> **Aim of the exercise**
These entries are to be set down again exactly.

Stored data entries

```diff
@@ -970,7 +1133,8 @@
   RowsArgs a{};
   a.in = (const float*)in; a.w = w; a.bias = bias; a.out = (float*)out; a.in_stats = in_stats; a.out_part = out_partial;
   a.H = H; a.W = W; a.Cin = Cin; a.Cout = Cout; a.ldw = ldw; a.ldo = ldo;
-  a.slots = mvt_detail_conv_rows_slots(Ho, Wo, mvt_detail_conv_rows_tile_rows(ksize, stride, Ho));
+  const int tile_rows = mvt_detail_conv_rows_tile_rows(ksize, stride, Ho);
+  a.slots = mvt_detail_conv_rows_slots(Ho, Wo, tile_rows);
   a.in_bf16 = io_flags & MVT_IO_IN_BF16 ? 1 : 0;
   a.out_bf16 = io_flags & MVT_IO_OUT_BF16 ? 1 : 0;
   const bool n96 = Cout % 64 != 0 && Cout % 96 == 0;
@@ -996,13 +1160,23 @@
     }                                                                                                                              \
   } while (0)
   const int nw8 = rows_nw8();
-  if (ksize == 3 && stride == 1 && !in_stats && !(io_flags & MVT_IO_SHORT_WG) && a.in_bf16 && st_ok && Cout % BG_BN == 0 && ((uintptr_t)in & 15) == 0 && Cin % 8 == 0 &&
+  if (ksize == 3 && stride == 1 && tile_rows == TR && !in_stats && !(io_flags & MVT_IO_SHORT_WG) && a.in_bf16 && st_ok && Cout % BG_BN == 0 && ((uintptr_t)in & 15) == 0 && Cin % 8 == 0 &&
       ldw % 8 == 0 && ((uintptr_t)w & 15) == 0 && (long long)Cout * ldw * 2 < (1LL << 31) && (long long)H * W * Cin * 2 < (1LL << 31)) {
     const char* e = getenv("MVT_CONV_BIG");
     if (!e || atoi(e) != 0) {
       const long long tiles = (long long)n * mvt_cdiv(Ho, TR) * mvt_cdiv(Wo, TC) * (Cout / BG_BN);
       MVT_REQUIRE(tiles < (1LL << 31));
       hipLaunchKernelGGL(conv3x3_big_bf16, dim3((unsigned)tiles), dim3(512), 0, stream, a);
+      return mvt_launch_status();
+    }
+  }
+  if (ksize == 3 && stride == 1 && tile_rows == TR && a.in_bf16 && st_ok && Cout % W4_BN == 0 && (!in_stats || Cin <= W4_MAXC) &&
+      (long long)n * mvt_cdiv(Ho, TR) * mvt_cdiv(Wo, TC) * (Cout / W4_BN) >= 4 * 256) {
+    const char* e = getenv("MVT_ROWS_WG4");
+    if (!e || atoi(e) != 0) {
+      const long long tiles = (long long)n * mvt_cdiv(Ho, TR) * mvt_cdiv(Wo, TC) * (Cout / W4_BN);
+      MVT_REQUIRE(tiles < (1LL << 31));
+      hipLaunchKernelGGL(conv3x3_wg4_bf16, dim3((unsigned)tiles), dim3(256), 0, stream, a);
       return mvt_launch_status();
     }
   }
```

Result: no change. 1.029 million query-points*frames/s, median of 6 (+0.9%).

> **Output for this exercise**
```diff
@@ -970,7 +1133,8 @@
   RowsArgs a{};
   a.in = (const float*)in; a.w = w; a.bias = bias; a.out = (float*)out; a.in_stats = in_stats; a.out_part = out_partial;
   a.H = H; a.W = W; a.Cin = Cin; a.Cout = Cout; a.ldw = ldw; a.ldo = ldo;
-  a.slots = mvt_detail_conv_rows_slots(Ho, Wo, mvt_detail_conv_rows_tile_rows(ksize, stride, Ho));
+  const int tile_rows = mvt_detail_conv_rows_tile_rows(ksize, stride, Ho);
+  a.slots = mvt_detail_conv_rows_slots(Ho, Wo, tile_rows);
   a.in_bf16 = io_flags & MVT_IO_IN_BF16 ? 1 : 0;
   a.out_bf16 = io_flags & MVT_IO_OUT_BF16 ? 1 : 0;
   const bool n96 = Cout % 64 != 0 && Cout % 96 == 0;
@@ -996,13 +1160,23 @@
     }                                                                                                                              \
   } while (0)
   const int nw8 = rows_nw8();
-  if (ksize == 3 && stride == 1 && !in_stats && !(io_flags & MVT_IO_SHORT_WG) && a.in_bf16 && st_ok && Cout % BG_BN == 0 && ((uintptr_t)in & 15) == 0 && Cin % 8 == 0 &&
+  if (ksize == 3 && stride == 1 && tile_rows == TR && !in_stats && !(io_flags & MVT_IO_SHORT_WG) && a.in_bf16 && st_ok && Cout % BG_BN == 0 && ((uintptr_t)in & 15) == 0 && Cin % 8 == 0 &&
       ldw % 8 == 0 && ((uintptr_t)w & 15) == 0 && (long long)Cout * ldw * 2 < (1LL << 31) && (long long)H * W * Cin * 2 < (1LL << 31)) {
     const char* e = getenv("MVT_CONV_BIG");
     if (!e || atoi(e) != 0) {
       const long long tiles = (long long)n * mvt_cdiv(Ho, TR) * mvt_cdiv(Wo, TC) * (Cout / BG_BN);
       MVT_REQUIRE(tiles < (1LL << 31));
       hipLaunchKernelGGL(conv3x3_big_bf16, dim3((unsigned)tiles), dim3(512), 0, stream, a);
+      return mvt_launch_status();
+    }
+  }
+  if (ksize == 3 && stride == 1 && tile_rows == TR && a.in_bf16 && st_ok && Cout % W4_BN == 0 && (!in_stats || Cin <= W4_MAXC) &&
+      (long long)n * mvt_cdiv(Ho, TR) * mvt_cdiv(Wo, TC) * (Cout / W4_BN) >= 4 * 256) {
+    const char* e = getenv("MVT_ROWS_WG4");
+    if (!e || atoi(e) != 0) {
+      const long long tiles = (long long)n * mvt_cdiv(Ho, TR) * mvt_cdiv(Wo, TC) * (Cout / W4_BN);
+      MVT_REQUIRE(tiles < (1LL << 31));
+      hipLaunchKernelGGL(conv3x3_wg4_bf16, dim3((unsigned)tiles), dim3(256), 0, stream, a);
       return mvt_launch_status();
     }
   }
```

Result: no change. 1.029 million query-points*frames/s, median of 6 (+0.9%).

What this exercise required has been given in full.